__Task goal__: Only one stretch of the data below should be repeated: the lines from the line containing "rr_row_store<S>(rowp, jo, q, hv);" through the line containing "auto pre_l0 = [&](int", inclusive, exactly as they are.
☆ ☆ ☆ ☆ ☆ ☆ ☆
template <int NB, int R, int BITS, int SPLIT>
__device__ __forceinline__ void node_rr_fwd_body(const NodeRkLaunch& L) {
    using S = RRShape<NB, R>;
    constexpr int KS = S::KS, HID = S::HID;
    constexpr int TB = NB - 2;
    constexpr int NT = KS - 4 * TB;
    constexpr int MF = rr_split_m<S>();
    using PF = RRPart<S, 0, MF>;
    using PG = RRPart<S, MF, S::NM>;
    extern __shared__ __attribute__((aligned(16))) float smem[];
    const int tid = threadIdx.x, lane = tid & 63;
    const int wave = __builtin_amdgcn_readfirstlane(tid >> 6);
    const int grp = wave >> 1, half = wave & 1;
    const int n = L.n, ns = L.n_s, nu = L.n_u, gout = ns * nu;
    const int row0 = blockIdx.x * NLBAC_MLP_TILE;
    RkFwdWhere w;
    if (!rk_fwd_where(L, row0, w)) return;
    RkFwdTile T;
    T.carve(smem);
    float* const sYin = smem + RkFwdTile::floats();
    float* const sW0 = sYin + NLBAC_MLP_TILE * 8;
    float* const sX = sW0 + 2 * 3 * 8 * 64;
    float* const sF2 = sX + 2 * KS * 64;
    unsigned* const sMw = reinterpret_cast<unsigned*>(sF2 + NLBAC_MLP_TILE * RK_MAX_NS);
    int* const sFlag = reinterpret_cast<int*>(sMw + 2 * 2 * 64);
    const nlbac_mlp& net = L.net[grp];
    const int nw = net.n_layers - 1;
    const int n_rows = min(NLBAC_MLP_TILE, n - row0);
    const int q = lane >> 4, r16 = lane & 15;
    const int m = 16 * half + r16, grow = row0 + m;
    const bool row_ok = grow < n;
    const int KS0 = (ns + 3) >> 2;
    const int KL0 = (ns + 4) >> 2;

    const float* const params = net.params;
    int boff[RR_MAX_W];
#pragma unroll
    for (int l = 0; l < RR_MAX_W; ++l) boff[l] = net.b_off[l];
    float* const acts = L.acts[grp] ? L.acts[grp] + w.soff : nullptr;
    const long acts_ls = L.acts_ls[grp];
    const int stage_end = L.stage_end, S_last = L.S_total - 1;
    const bool quiet = L.norm_mode == 1;

    const __amdgpu_buffer_rsrc_t rs = rr_rsrc(net.packed, net.packed_floats);
    const int voff = lane * 16;
    const int wbase = net.rr_fwd_off * 4;
    RRGemm<S> gemm;
    gemm.prime(rs, voff, wbase);

    if (half == 0) {
        const float* W0 = params + net.w_off[0];
        const float* b0 = params + boff[0];
#pragma unroll
        for (int k0 = 0; k0 < 3; ++k0)
#pragma unroll
            for (int jo = 0; jo < NB; ++jo) {
                const int uo = rr_unit_out(NB, R, jo, r16), col = 4 * k0 + q, uc = max(uo, 0);
                const float vw = W0[uc * ns + min(col, ns - 1)], vb = b0[uc];
                sW0[((grp * 3 + k0) * 8 + jo) * 64 + lane] = (uo < 0 || col > ns) ? 0.f : (col < ns ? vw : vb);
            }
    }
    float wo[KS];
    {
// ... 58 lines not shown
        float bn[RK_MAX_STAGES];
        {
            const int sn = min(st + 1, S_last);
#pragma unroll
            for (int j = 0; j < RK_MAX_STAGES; ++j) bn[j] = L.beta[sn][j];
        }
        const long srow = (long)st * n + grow;
        float Ha[KS], Hb[KS];
        f32x4 acc0[NB], acc[NB], bv[NB], bpre[3];
        unsigned wd = 0u;
        constexpr int G0 = rr_group_first(NB);
        auto prefetch_bias = [&](int l) __attribute__((always_inline)) {
#pragma unroll
            for (int jo = 0; jo < G0; ++jo) bpre[jo] = rr_bias<S>(params + boff[l], jo, q);
        };
        prefetch_bias(1);
        PF partF; PG partG;
        if constexpr (SPLIT != 0) {
            if (grp == 0) partF.prime(rs, voff, curF3);
            else partG.prime(rsF, voff, curF3);
        }

        auto save_layer = [&](int l, const float (&H)[KS]) __attribute__((always_inline)) {
            if (BITS || !acts || !row_ok) return;
            float* rowp = acts + (long)l * acts_ls + srow * HID;
#pragma unroll
            for (int jo = 0; jo < NB; ++jo) {
                f32x4 hv{0.f, 0.f, 0.f, 0.f};
#pragma unroll
                for (int rr = 0; rr < ((jo < NB - 1) ? 4 : R); ++rr) hv[rr] = H[4 * jo + rr];
                rr_row_store<S>(rowp, jo, q, hv);
            }
        };
        auto save_word = [&](int l, unsigned word) __attribute__((always_inline)) {
            if (BITS && acts && row_ok) reinterpret_cast<unsigned*>(acts + (long)l * acts_ls)[srow * 4 + q] = word;
        };
        auto pre_l0 = [&](int ks) __attribute__((always_inline)) {
            const int jo = (ks < 4 * (NB - 1)) ? (ks >> 2) : NB - 1, r = ks - 4 * jo;
            const float h = rr_relu(acc0[jo][r]);
            Ha[ks] = h;
            if (BITS) rr_mask_push(wd, h);
            if (ks == KS - 1) save_word(0, wd);
        };
        auto pre_tail = [&](int lp, float (&H)[KS], int t) __attribute__((always_inline)) {
            if (t >= NT) return;
            const int jo = TB + (t >> 2), r = t & 3;
            const float h = rr_relu(acc[jo][r]);
            H[4 * TB + t] = h;
            if (BITS) rr_mask_push(wd, h);
            if (t == NT - 1) save_word(lp, wd);
        };

        {
            float yv[3], a0[3][NB];
#pragma unroll
            for (int k0 = 0; k0 < 3; ++k0) {
                const int col = 4 * k0 + q;
                yv[k0] = (col < ns) ? sYin[m * 8 + min(col, 7)] : (col == ns ? 1.f : 0.f);
// ... 226 lines not shown
    const int row0 = blockIdx.x * NLBAC_MLP_TILE;
    RkBwdWhere w;
    if (!rk_bwd_where(L, row0, w)) return;
    RkBwdTile T;
    T.carve(smem);
    float* const sWt = smem + RkBwdTile::floats();
    float* const sX = sWt + 2 * 4 * 8 * 64;
    float* const sX2 = sX + 2 * KS * 64;
    int* const sFlag = reinterpret_cast<int*>(sX2 + 2 * 16 * 64);
    const nlbac_mlp& net = L.net[grp];
    const int nw = net.n_layers - 1;
    const int q = lane >> 4, r16 = lane & 15;
    const int m = 16 * half + r16, grow = row0 + m;
    const bool row_ok = grow < n;
    const int growc = min(grow, n - 1);
    const int KS0 = (ns + 3) >> 2;
    const int KSO = (grp == 0) ? KS0 : KS0 * nu;
    const bool keep_dz = L.dz[0] != nullptr;

    const float* const params = net.params;
    const float* const acts = L.acts[grp] + w.soff;
    float* const dz = keep_dz ? L.dz[grp] + w.soff : nullptr;
    const long acts_ls = L.acts_ls[grp];
    const int dx_stage0 = L.dx_stage0;

    const __amdgpu_buffer_rsrc_t rs = rr_rsrc(net.packed, net.packed_floats);
    const int voff = lane * 16;
    const int wbase = net.rr_bwd_off * 4;
    RRGemm<S> gemm;
    const int first_l = (SPLIT != 0 && grp == 0) ? nw - 3 : nw - 2;
    gemm.prime(rs, voff, wbase + first_l * S::LAYER_BYTES);
    const nlbac_mlp& netF = L.net[0];
    const __amdgpu_buffer_rsrc_t rsF = rr_rsrc(netF.packed, netF.packed_floats);
    const int curB3 = netF.rr_bwd_off * 4 + 2 * S::LAYER_BYTES;
    if (SPLIT != 0 && tid < 4) sFlag[tid] = 0;

    if (half == 0) {
        const float* Wl = params + net.w_off[nw];
#pragma unroll
        for (int e = 0; e < 4; ++e) {
            int o = -1;
            if (grp == 0) { const int c = 4 * e + q; if (e < KS0 && c < ns) o = c; }
            else { const int k0 = e / nu, u = e - k0 * nu, c = 4 * k0 + q; if (e < KS0 * nu && c < ns) o = c * nu + u; }
#pragma unroll
            for (int jo = 0; jo < NB; ++jo) {
                const int uo = rr_unit_out(NB, R, jo, r16);
// ... 61 lines not shown
                const float v = (grp == 0) ? dk[e] : dk[e] * uu[e];
                dy[e] = ok ? v : 0.f;
                if (grp != 0 && ok && w.gdG && row_ok) w.gdG[((long)st * n + grow) * gout + c * nu + u] = v;
            }
            if (du_thread) {
                float a = 0.f;
#pragma unroll
                for (int r = 0; r < RK_MAX_NS; ++r) a = (r < ns) ? a + gcur[r] * dkd[r] : a;
                T.sDU[du_m * RK_MAX_NU + du_c] = T.sDU[du_m * RK_MAX_NU + du_c] + 1.0f * a;
            }
        }
        if (!data) continue;
        BWSTAMP(sbw + 1)

        const long srow = (long)st * n + growc;
        float Za[KS], Zb[KS];
        f32x4 acct[NB], acc[NB], zero[NB];
#pragma unroll
        for (int jo = 0; jo < NB; ++jo) zero[jo] = f32x4{0.f, 0.f, 0.f, 0.f};
        unsigned mw = 0u, mwt = 0u;
        f32x4 avA[NB], avB[NB], avt[2];
        auto fetch_masks = [&](int l, f32x4 (&av)[NB]) __attribute__((always_inline)) {
            if (BITS) {
                mw = reinterpret_cast<const unsigned*>(acts + (long)l * acts_ls)[srow * 4 + q];
                mw = row_ok ? mw : 0u;
            }
            else {
                const float* arow = acts + (long)l * acts_ls + srow * HID;
#pragma unroll
                for (int jo = 0; jo < NB; ++jo) av[jo] = rr_row_load<S>(arow, jo, q);
            }
        };
        auto save_dz = [&](int l, const float (&Z)[KS]) __attribute__((always_inline)) {
            if (BITS || !dz || !row_ok) return;
            float* rowp = dz + (long)l * acts_ls + ((long)st * n + grow) * HID;
#pragma unroll
            for (int jo = 0; jo < NB; ++jo) {
                f32x4 zv{0.f, 0.f, 0.f, 0.f};
#pragma unroll
                for (int rr = 0; rr < ((jo < NB - 1) ? 4 : R); ++rr) zv[rr] = Z[4 * jo + rr];
                rr_row_store<S>(rowp, jo, q, zv);
            }
        };
        auto pre_top = [&](int ks) __attribute__((always_inline)) {
            const int jo = (ks < 4 * (NB - 1)) ? (ks >> 2) : NB - 1, r = ks - 4 * jo;
            if (BITS) Za[ks] = rr_mask_gate<KS>(mwt, ks, acct[jo][r]);
            else Za[ks] = (row_ok && avA[jo][r] > 0.f) ? acct[jo][r] : 0.f;
        };
        auto pre_tail = [&](float (&Z)[KS], int t) __attribute__((always_inline)) {
            if (t >= NT) return;
            const int jo = TB + (t >> 2), r = t & 3;
            if (BITS) Z[4 * TB + t] = rr_mask_gate<KS>(mwt, 4 * TB + t, acc[jo][r]);
            else Z[4 * TB + t] = (row_ok && avt[jo - TB][r] > 0.f) ? acc[jo][r] : 0.f;
        };

        fetch_masks(nw - 1, avA);
        if (!BITS) fetch_masks(nw - 2, avB);
// ... 90 lines not shown
                partF.prime(rs, voff, curB3);
                if (BITS) fetch_masks(2, avB);
                partF.run(acc, zero, Za, rs, voff, curB3, [&](int) __attribute__((always_inline)) {},
                          [&](int jo, int r) __attribute__((always_inline)) {
                              if (BITS) Zb[4 * jo + r] = rr_mask_gate<KS>(mw, 4 * jo + r, acc[jo][r]);
                              else Zb[4 * jo + r] = (row_ok && avB[jo][r] > 0.f) ? acc[jo][r] : 0.f;
                          });
                save_dz(3, Za);
                if (!BITS) fetch_masks(1, avA);
                avt[0] = avB[TB]; avt[1] = avB[TB + 1];
                while (__hip_atomic_load(sFlag + 2 + half, __ATOMIC_RELAXED, __HIP_MEMORY_SCOPE_WORKGROUP) != key) __builtin_amdgcn_s_sleep(1);
                asm volatile("" ::: "memory");
#pragma unroll
                for (int k = 0; k < PG::K1; ++k) Zb[k] = sX2[(half * 16 + k) * 64 + lane];
                BWSTAMP(sbw + 3)
                prod(I2{}, Zb, Za, avA, avB);
                prod(I3{}, Za, Zb, avB, avA);
                BWSTAMP(sbw + 4)
                dxl(Zb);
            } else {
                unsigned mwF = 0u;
                f32x4 avF[PG::J1];
                if (BITS) {
                    mwF = reinterpret_cast<const unsigned*>(actsF + 2 * L.acts_ls[0])[srow * 4 + q];
                    mwF = row_ok ? mwF : 0u;
                } else {
                    const float* arow = actsF + 2 * L.acts_ls[0] + srow * HID;
#pragma unroll
                    for (int jo = 0; jo < PG::J1; ++jo) avF[jo] = rr_row_load<S>(arow, jo, q);
                }
                PG partG;
                partG.prime(rsF, voff, curB3);
                while (__hip_atomic_load(sFlag + half, __ATOMIC_RELAXED, __HIP_MEMORY_SCOPE_WORKGROUP) != key) __builtin_amdgcn_s_sleep(1);
                asm volatile("" ::: "memory");
#pragma unroll
                for (int ks = 0; ks < KS; ++ks) Zb[ks] = sX[(half * KS + ks) * 64 + lane];
                partG.run(acc, zero, Zb, rsF, voff, curB3, [&](int) __attribute__((always_inline)) {},
                          [&](int, int) __attribute__((always_inline)) {});
#pragma unroll
                for (int jo = 0; jo < PG::J1; ++jo)
#pragma unroll
                    for (int r = 0; r < 4; ++r) {
                        float v;
                        if (BITS) v = rr_mask_gate<KS>(mwF, 4 * jo + r, acc[jo][r]);
                        else v = (row_ok && avF[jo][r] > 0.f) ? acc[jo][r] : 0.f;
                        sX2[(half * 16 + 4 * jo + r) * 64 + lane] = v;
                    }
// ... 59 lines not shown
    if (f->hid != g->hid || rr_shape_index(f->hid) < 0) return false;
    if (f->n_layers != 5 || g->n_layers != 4) return false;
    if (f->rr_fwd_off < 0 || g->rr_fwd_off < 0 || f->rr_bwd_off < 0 || g->rr_bwd_off < 0) return false;
    const int ns = f->in_dim, nu = g->out_dim / (ns > 0 ? ns : 1);
    if (ns < 1 || ns > RK_MAX_NS || nu < 1 || nu > RK_MAX_NU) return false;
    if (((ns + 3) >> 2) * nu > 4) return false;
    return true;
}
☆ ☆ ☆ ☆ ☆ ☆ ☆
__Expected output__:
                rr_row_store<S>(rowp, jo, q, hv);
            }
        };
        auto save_word = [&](int l, unsigned word) __attribute__((always_inline)) {
            if (BITS && acts && row_ok) reinterpret_cast<unsigned*>(acts + (long)l * acts_ls)[srow * 4 + q] = word;
        };
        auto pre_l0 = [&](int ks) __attribute__((always_inline)) {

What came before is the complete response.